Have you looked at Dec-network by WilCom?


----------



## Old Dog (Jun 13, 2010)

OOPS- Deco-Network by WilCom


----------



## splathead (Dec 4, 2005)

proto said:


> We signed up with Shopify, because I like their templating system, and their admin tools seemed, at first, to be really good. But we are running up against a huge limitation with product variants. It seems they have chosen a path which will be a limitation for a lot of t-shirt sites: 100 product variants max. It is easy to hit this maximum if you offer mens/womens/kids sizes in a number of colors. Shopify also has a weak coupon system (cannot apparently set up a "free shipping" coupon).


Shopify's max variants is 50,000, not 100. And at any level of 2,500 variants and above, discount coupons can be done.


----------



## proto (Oct 13, 2008)

splathead said:


> Shopify's max variants is 50,000, not 100. And at any level of 2,500 variants and above, discount coupons can be done.


Shopify disagrees:
Maxium number of variants / Feedback / Suggestions / Discussion Area - Shopify Support


----------



## splathead (Dec 4, 2005)

proto said:


> Shopify disagrees:
> Maxium number of variants / Feedback / Suggestions / Discussion Area - Shopify Support


You are confusing variants with products.

I didn't help matters by using the term variants when I should have said SKU. 

One of your shirts, size small in black is considered 1 SKU. Same shirt, same size in white is considered another SKU. You can have up to 50,000 on those combinations with Shopify.

What the link you provided above is saying is that any 1 of your products can't have more than 100 variations. So any 1 of your shirts can't have 100 different ways to order. That might be a problem if you are selling cars, but I'm sure won't be an issue selling t-shirts.


----------



## proto (Oct 13, 2008)

splathead said:


> You are confusing variants with products.
> 
> I didn't help matters by using the term variants when I should have said SKU.
> 
> ...


Here's an example of how we exceeded the 100-variant maximum:

A shirt is available in men's, women's and children's sizes S,M,L,XL,XXL. Thats 3 * 5 = 15. Now add colors. we want to offer the shirt in 10 colors. 10 * 15 = 150 variants. 

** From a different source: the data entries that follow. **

# Jiawei-Yang/Denoising-ViT

Measured on AMD Instinct MI355X. Metric: stage-1 images denoised/sec (DINOv2-B/14, 518px, 1k Adam steps), higher is better.
Workload: dtype bf16

## Files before the change

denoising-vit_amd/csrc/dvt_fit_fused.hip:

```cpp
#include "dvt_common.h"
#include "dvt_grid_dev.h"
#include "dvt_loss_row.h"

typedef short bf16x8 __attribute__((ext_vector_type(8)));
typedef float f32x4 __attribute__((ext_vector_type(4)));

int g_fit_rows32 = 1;
int g_fit_xcd_affinity = 1;
int g_fit_small_wg = 0;

namespace {

constexpr int FR0 = 16;
constexpr int FW8 = 8;
constexpr int FE = 128;

template <bool F32>
struct Op {
  static constexpr int ES = F32 ? 4 : 2;
  static constexpr int KS = F32 ? 16 : 32;
};
typedef unsigned u32x4f __attribute__((ext_vector_type(4)));

template <bool F32>
__host__ __device__ constexpr int apitch(int K) { return K * Op<F32>::ES + 16; }

struct FusedArgs {
  DvtGridTable T;
  DvtShadowLayout S;
  DvtTLayout TL;
  int n, lattice;
  int xcd_group;
  float grad_scale;
  long long off_grid, off_b1, off_b2, off_G, off_bh1, off_bh2, off_bh3;
  DvtFusedFit f[DVT_FIT_BATCH_MAX];
};

__device__ __forceinline__ uint16_t bf16_of(float v) { return (uint16_t)(dvt_pack_bf16x2(v, 0.f) & 0xffffu); }

template <int NC, int FR, int FW, bool F32>
__device__ __forceinline__ void store_T(const char* img, void* __restrict__ dstTv, int B, int b0, int tid) {
  constexpr int RPP = F32 ? 4 : 8;
  for (int item = tid; item < NC * (FR / RPP); item += 64 * FW) {
    const int grp = item / NC, col = item - grp * NC;
    const int brow = b0 + grp * RPP;
    const char* src = img + grp * RPP * apitch<F32>(NC) + col * Op<F32>::ES;
    if constexpr (F32) {
      const int sg = brow >> 4, g = (brow >> 2) & 3;
      float4 v;
      v.x = *reinterpret_cast<const float*>(src);
      v.y = *reinterpret_cast<const float*>(src + apitch<F32>(NC));
      v.z = *reinterpret_cast<const float*>(src + 2 * apitch<F32>(NC));
      v.w = *reinterpret_cast<const float*>(src + 3 * apitch<F32>(NC));
      const long long off = ((long long)(col >> 4) * (B >> 4) + sg) * 256 + (((g << 4) + (col & 15)) << 2);
      *reinterpret_cast<float4*>(static_cast<float*>(dstTv) + off) = v;
    } else {
      const int kstep = brow >> 5, g = (brow >> 3) & 3;
      uint32_t w[4];
#pragma unroll
      for (int j = 0; j < 4; ++j) {
        const uint32_t lo = *reinterpret_cast<const uint16_t*>(src + (2 * j) * apitch<F32>(NC));
        const uint32_t hi = *reinterpret_cast<const uint16_t*>(src + (2 * j + 1) * apitch<F32>(NC));
        w[j] = lo | (hi << 16);
      }
      const long long off = ((long long)(col >> 4) * (B >> 5) + kstep) * 512 + (((g << 4) + (col & 15)) << 3);
      *reinterpret_cast<uint4*>(static_cast<uint16_t*>(dstTv) + off) = make_uint4(w[0], w[1], w[2], w[3]);
    }
  }
}

template <int K, int N, bool RELU, bool MASK, int RB, int FW, bool F32>
__device__ __forceinline__ void mlp_layer(const char* actA, const void* __restrict__ Wv,
                                          const float* __restrict__ bias, char* act_out,
                                          float* __restrict__ gout, const char* mask, int wave, int lane) {
  constexpr int KS = Op<F32>::KS, ES = Op<F32>::ES;
  constexpr int NTILES = N / 16, NT = (NTILES + FW - 1) / FW, S = K / KS;
  constexpr int INFL = FW == 8 ? 24 : 16;
  constexpr int PD0 = INFL / NT > 16 ? 16 : (INFL / NT < 1 ? 1 : INFL / NT);
  constexpr int PD = PD0 < S ? PD0 : S;
  static_assert(K % KS == 0 && N % 16 == 0, "layer shape");
  const int lc = lane & 15, g = lane >> 4;
  f32x4 acc[RB][NT];
  const char* wp[NT];
#pragma unroll
  for (int i = 0; i < NT; ++i) {
#pragma unroll
    for (int rb = 0; rb < RB; ++rb) acc[rb][i] = (f32x4){0.f, 0.f, 0.f, 0.f};
    const int t = wave + FW * i;
    const int tt = (NTILES % FW == 0 || t < NTILES) ? t : 0;
    wp[i] = static_cast<const char*>(Wv) + (size_t)tt * S * 1024 + lane * 16;
  }
  u32x4f b[PD][NT];
#pragma unroll
  for (int p = 0; p < PD; ++p)
#pragma unroll
    for (int i = 0; i < NT; ++i) b[p][i] = *reinterpret_cast<const u32x4f*>(wp[i] + 1024 * p);
  __builtin_amdgcn_sched_barrier(0);
  const char* ap = actA + lc * apitch<F32>(K) + g * 16;
#pragma unroll
  for (int s = 0; s < S; ++s) {
    u32x4f av[RB];
#pragma unroll
    for (int rb = 0; rb < RB; ++rb) av[rb] = *reinterpret_cast<const u32x4f*>(ap + rb * 16 * apitch<F32>(K) + s * 64);
    if constexpr (F32) {
#pragma unroll
      for (int j = 0; j < 4; ++j)
#pragma unroll
        for (int i = 0; i < NT; ++i)
#pragma unroll
          for (int rb = 0; rb < RB; ++rb)
            acc[rb][i] = __builtin_amdgcn_mfma_f32_16x16x4f32(__uint_as_float(av[rb][j]), __uint_as_float(b[s % PD][i][j]),
                                                              acc[rb][i], 0, 0, 0);
    } else {
#pragma unroll
      for (int i = 0; i < NT; ++i)
#pragma unroll
        for (int rb = 0; rb < RB; ++rb)
          acc[rb][i] = __builtin_amdgcn_mfma_f32_16x16x32_bf16(__builtin_bit_cast(bf16x8, av[rb]),
                                                               __builtin_bit_cast(bf16x8, b[s % PD][i]), acc[rb][i], 0, 0, 0);
    }
    if (s + PD < S) {
#pragma unroll
      for (int i = 0; i < NT; ++i) b[s % PD][i] = *reinterpret_cast<const u32x4f*>(wp[i] + 1024 * (s + PD));
    }
    __builtin_amdgcn_sched_barrier(0);
  }
#pragma unroll
  for (int i = 0; i < NT; ++i) {
    const int t = wave + FW * i;
    if (NTILES % FW != 0 && t >= NTILES) continue;
    const int n = t * 16 + lc;
    const float bv = bias != nullptr ? bias[n] : 0.f;
#pragma unroll
    for (int rb = 0; rb < RB; ++rb)
#pragma unroll
      for (int r = 0; r < 4; ++r) {
        const int row = rb * 16 + 4 * g + r;
        float v = acc[rb][i][r] + bv;
        if (RELU) v = fmaxf(v, 0.f);
        if (MASK) {
          if constexpr (F32) {
            v = *reinterpret_cast<const float*>(mask + row * apitch<F32>(N) + n * ES) > 0.f ? v : 0.f;
          } else {
            const uint16_t m = *reinterpret_cast<const uint16_t*>(mask + row * apitch<F32>(N) + n * ES);
            v = (m != 0 && !(m & 0x8000u)) ? v : 0.f;
          }
        }
        if (act_out != nullptr) {
          if constexpr (F32) *reinterpret_cast<float*>(act_out + row * apitch<F32>(N) + n * ES) = v;
          else *reinterpret_cast<uint16_t*>(act_out + row * apitch<F32>(N) + n * ES) = bf16_of(v);
        }
        if (gout != nullptr) gout[(size_t)row * N + n] = v;
      }
  }
}
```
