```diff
diff --git a/simplerecon_amd/csrc/sr_mlp_volume.hip b/simplerecon_amd/csrc/sr_mlp_volume.hip
--- a/simplerecon_amd/csrc/sr_mlp_volume.hip
+++ b/simplerecon_amd/csrc/sr_mlp_volume.hip
@@ -92,7 +92,29 @@
   int chunk, chunks;
   int vec_store;
   float inv_w, inv_h, slope;
+  unsigned* queue;
+  int qblock;
 };
+
+#define SR_MLP_QUEUE_STRIDE 8
+#define SR_MLP_QUEUE_BLOCK 64
+__host__ __device__ __forceinline__ void sr_mlp_queue_band(int pairs, int queues, int q, int& pair0, int& count) {
+  const int per = (pairs + queues - 1) / queues;
+  const long first = (long)q * per;
+  pair0 = first < pairs ? (int)first : pairs;
+  count = (pairs - pair0 < per) ? pairs - pair0 : per;
+}
+__global__ void sr_mlp_queue_zero_kernel(unsigned* queue) { queue[threadIdx.x] = 0u; }
+__host__ __device__ __forceinline__ void sr_mlp_queue_item(unsigned i, int pair0, int count, int chunks, int qblock,
+                                                           int& pair, int& chunk) {
+  const unsigned per_block = (unsigned)qblock * (unsigned)chunks;
+  const unsigned blk = i / per_block, r = i - blk * per_block;
+  const unsigned first = blk * (unsigned)qblock;
+  const unsigned nb = (unsigned)count - first < (unsigned)qblock ? (unsigned)count - first : (unsigned)qblock;
+  const unsigned rank = r / nb;
+  chunk = chunks - 1 - (int)rank;
+  pair = pair0 + (int)(first + (r - rank * nb));
+}
 
 __device__ __forceinline__ bool sr_mlp_lane_pixel(const SrMlpParams& p, int tile, int lane, int& y, int& x) {
   if (p.tiles_x) {
@@ -153,7 +175,7 @@
 
 #define SR_LDS_W3_FLOATS 256
 
-template <bool W1_LDS, bool W2_LDS>
+template <bool W1_LDS, bool W2_LDS, bool QUEUED>
 __global__ __launch_bounds__(256, 1) void sr_mlp_volume_kernel(SrMlpParams p) {
   extern __shared__ __attribute__((aligned(16))) float lds[];
   constexpr int C = 16;
@@ -186,7 +208,7 @@
   long wave0 = (long)blockIdx.x * WPB + wid;
   long nwaves = (long)gridDim.x * WPB;
   long unit_end = nunits;
-  if ((gridDim.x & 7) == 0) {
+  if (!QUEUED && (gridDim.x & 7) == 0) {
     const long u8 = (nunits + 7) / 8;
     const int xcd = blockIdx.x & 7;
     nwaves = (long)(gridDim.x >> 3) * WPB;
@@ -196,9 +218,42 @@
   const int half = lane >> 5;
 
   const int rot = (int)max(1L, nwaves / p.chunks);
-  for (long unit = wave0; unit < unit_end; unit += nwaves) {
-    const long tb = unit / p.chunks;
-    const int chunk = (int)((unit % p.chunks + tb / rot) % p.chunks);
+  const int queues = (gridDim.x & 7) == 0 ? 8 : 1;
+  int q = blockIdx.x & (queues - 1);
+  int qleft = queues;
+  unsigned item = 0;
+  auto take = [&]() -> unsigned {
+    unsigned* ctr = p.queue + SR_MLP_QUEUE_STRIDE * q;
+    unsigned got = 0;
+    if (lane == 0) got = atomicAdd(ctr, 1u);
+    return got;
+  };
+  auto broadcast = [](unsigned got) -> unsigned {
+    unsigned v = __builtin_amdgcn_readfirstlane(got);
+    asm volatile("" : "+s"(v));
+    return v;
+  };
+  if (QUEUED) item = broadcast(take());
+  for (long unit = wave0;; unit += nwaves) {
+    long tb;
+    int chunk;
+    if (QUEUED) {
+      int pair0, count;
+      for (;;) {
+        sr_mlp_queue_band(p.B * p.tiles, queues, q, pair0, count);
+        if (item < (unsigned)count * (unsigned)p.chunks || --qleft == 0) break;
+        q = (q + 1) & (queues - 1);
+        item = broadcast(take());
+      }
+      if (qleft == 0) break;
+      int pair;
+      sr_mlp_queue_item(item, pair0, count, p.chunks, p.qblock, pair, chunk);
+      tb = pair;
+    } else {
+      if (unit >= unit_end) break;
+      tb = unit / p.chunks;
+      chunk = (int)((unit % p.chunks + tb / rot) % p.chunks);
+    }
     const int tile = (int)(tb % p.tiles);
     const int b = (int)(tb / p.tiles);
     const int j0 = chunk * p.chunk, j1 = min(p.D, j0 + p.chunk);
@@ -492,6 +547,8 @@
         if (j == p.D - 1 && p.out.mask) p.out.mask[(size_t)b * N + pix] = (uint8_t)(any_depth && any_bounds);
       }
     }
+    unsigned next = 0;
+    if (QUEUED) next = take();
     if (p.vec_store && active) {
       float* row = p.out.cv + b * p.out.sb + (int64_t)pix * p.out.sp + j0;
       if (CST_LDS) {
@@ -508,6 +565,7 @@
         }
       }
     }
+    if (QUEUED) item = broadcast(next);
   }
 }
 
@@ -922,7 +980,21 @@
 extern "C" size_t sr_mlp_volume_workspace_bytes(int B, int K, int C, int h, int w, int hidden) {
   (void)hidden;
   if (B < 0 || K < 0) return 0;
-  return sr_volume_workspace_bytes(B, K, C, h, w) + sr_align_up(sr_mlp_packed_floats(K) * sizeof(float), 256) + 256;
+  return sr_volume_workspace_bytes(B, K, C, h, w) + sr_align_up(sr_mlp_packed_floats(K) * sizeof(float), 256) + 256 + 256;
+}
+
+extern "C" int sr_mlp_volume_queue_band(int pairs, int queues, int q, int* pair0, int* count) {
+  if (pairs <= 0 || (queues != 1 && queues != 8) || q < 0 || q >= queues || !pair0 || !count) return SR_ERR_INVALID_ARGUMENT;
+  sr_mlp_queue_band(pairs, queues, q, *pair0, *count);
+  return SR_OK;
+}
+
+extern "C" int sr_mlp_volume_queue_item(int item, int pair0, int count, int chunks, int block, int* pair, int* chunk) {
+  if (pair0 < 0 || count <= 0 || chunks <= 0 || block <= 0 || !pair || !chunk) return SR_ERR_INVALID_ARGUMENT;
+  if (block > count) block = count;
+  if (item < 0 || (int64_t)item >= (int64_t)count * chunks) return SR_ERR_INVALID_ARGUMENT;
+  sr_mlp_queue_item((unsigned)item, pair0, count, chunks, block, *pair, *chunk);
+  return SR_OK;
 }
 
 extern "C" int sr_mlp_volume_tile_shape(int h, int w, int* th, int* tw) {
@@ -943,6 +1015,10 @@
 
 static float* sr_ws_packed(void* workspace, int B, int K, int C, int h, int w) {
   return (float*)sr_align_up((size_t)workspace + sr_volume_workspace_bytes(B, K, C, h, w), 256);
+}
+
+static unsigned* sr_ws_queue(void* workspace, int B, int K, int C, int h, int w) {
+  return (unsigned*)((char*)sr_ws_packed(workspace, B, K, C, h, w) + sr_align_up(sr_mlp_packed_floats(K) * sizeof(float), 256));
 }
 
 static int sr_mlp_volume_sweep_reserved(const float* cur, const float* invK_cur, const float* planes, int64_t ps_b,
@@ -973,6 +1049,7 @@
   p.inv_w = (float)(1.0 / (double)w);
   p.inv_h = (float)(1.0 / (double)h);
   p.slope = leaky_slope;
+  p.queue = nullptr; p.qblock = 1;
 
   int cus = sr_device_cus();
   if (reserve_cus > 0 && cus - reserve_cus >= 8) cus -= reserve_cus;
@@ -1008,11 +1085,27 @@
     if (out_lowest) rc = sr_launch_argmax_planes(out_cv, cv_sb, cv_sd, cv_sp, p.planes, B, h, w, D, out_lowest, stream);
     return rc;
   }
+  const int qmode = sr_opt(SR_OPT_MLP_QUEUE);
+  if (qmode < 0) return SR_ERR_INVALID_ARGUMENT;
+  if (qmode > 0 && nunits < (1L << 31)) {
+    p.queue = sr_ws_queue(workspace, B, K, C, h, w);
+    hipLaunchKernelGGL(sr_mlp_queue_zero_kernel, dim3(1), dim3(SR_MLP_QUEUE_STRIDE * 8), 0, stream, p.queue);
+    if (int rc = sr_hip_rc(hipGetLastError())) return rc;
+    const int queues = (blocks & 7) ? 1 : 8;
+    const int band = (int)((nunits / p.chunks + queues - 1) / queues);
+    const int block = qmode == 1 ? SR_MLP_QUEUE_BLOCK : qmode;
+    p.qblock = block > band ? band : block;
+  }
 #define SR_MLP_LAUNCH(L1, L2, BYTES)                                                                              \
   {                                                                                                               \
            \
-    if (hipError_t e = sr_allow_lds((const void*)sr_mlp_volume_kernel<L1, L2>, (BYTES))) return sr_hip_rc(e);     \
-    hipLaunchKernelGGL((sr_mlp_volume_kernel<L1, L2>), dim3(blocks), dim3(256), (BYTES), stream, p);              \
+    if (p.queue) {                                                                                                \
+      if (hipError_t e = sr_allow_lds((const void*)sr_mlp_volume_kernel<L1, L2, true>, (BYTES))) return sr_hip_rc(e); \
+      hipLaunchKernelGGL((sr_mlp_volume_kernel<L1, L2, true>), dim3(blocks), dim3(256), (BYTES), stream, p);      \
+    } else {                                                                                                      \
+      if (hipError_t e = sr_allow_lds((const void*)sr_mlp_volume_kernel<L1, L2, false>, (BYTES))) return sr_hip_rc(e); \
+      hipLaunchKernelGGL((sr_mlp_volume_kernel<L1, L2, false>), dim3(blocks), dim3(256), (BYTES), stream, p);     \
+    }                                                                                                             \
   }
   if (w1_bytes + w2_bytes + w3_bytes <= lds_max) SR_MLP_LAUNCH(true, true, w1_bytes + w2_bytes + w3_bytes)
   else if (w1_bytes + w3_bytes <= lds_max) SR_MLP_LAUNCH(true, false, w1_bytes + w3_bytes)
diff --git a/simplerecon_amd/csrc/sr_options.hip b/simplerecon_amd/csrc/sr_options.hip
--- a/simplerecon_amd/csrc/sr_options.hip
+++ b/simplerecon_amd/csrc/sr_options.hip
@@ -16,6 +16,7 @@
     {"SR_PW_NT", 0, 0},           {"SR_PW_KS", 0, 0},          {"SR_PT_CFG", -1, 0},         {"SR_PT_KS", 0, 0},
     {"SR_DOT_LDS", 1, 0},         {"SR_DOT_LDS_G", 0, 0},      {"SR_DOT_LDS_CULL", 1, 0},    {"SR_DOT_LDS_CAP", 634, 0},
     {"SR_UPSAMPLE_QUAD", 1, 0},   {"SR_POOL_STREAM", 1, 0},    {"SR_MLP_TILE", 0, 2},
+    {"SR_MLP_QUEUE", 1, 0},
 };
 std::atomic<int> g_val[SR_OPT_COUNT];
 std::once_flag g_once;
```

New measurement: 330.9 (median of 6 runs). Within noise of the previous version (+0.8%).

I would think this is a common problem for a t-shirt seller. 

Hopefully I am missing something simple / obvious (that would be par for the course for me 

Chris


----------



## t square (Aug 23, 2010)

You can try another e commerce calle e cart. Great cart solution. I think anyway.
Ken


----------



## splathead (Dec 4, 2005)

proto said:


> Here's an example of how we exceeded the 100-variant maximum:
> 
> A shirt is available in men's, women's and children's sizes S,M,L,XL,XXL. Thats 3 * 5 = 15. Now add colors. we want to offer the shirt in 10 colors. 10 * 15 = 150 variants.
> 
> ...


This is not a common problem. But you sure are trying to make it one. 

Firstly, children's sizes don't come this way. And a child's XL is pretty much identical in size to an adult small.

Even more important, you are going to maintain an inventory of 90,000 shirts? (150 variants X 100 designs X 6 shirt inventory per size/color.) How big is your warehouse? 

Simple solution: Split up the product into 2, or 3 . One product page for men. One for women, and if you want, one for children. 

Or, probably the more sensible way since I haven't seen 1 design yet that looks good on both light and dark garments without some color adjustment; Have one product page for light garments of the design, and a different product page for dark garments of the design.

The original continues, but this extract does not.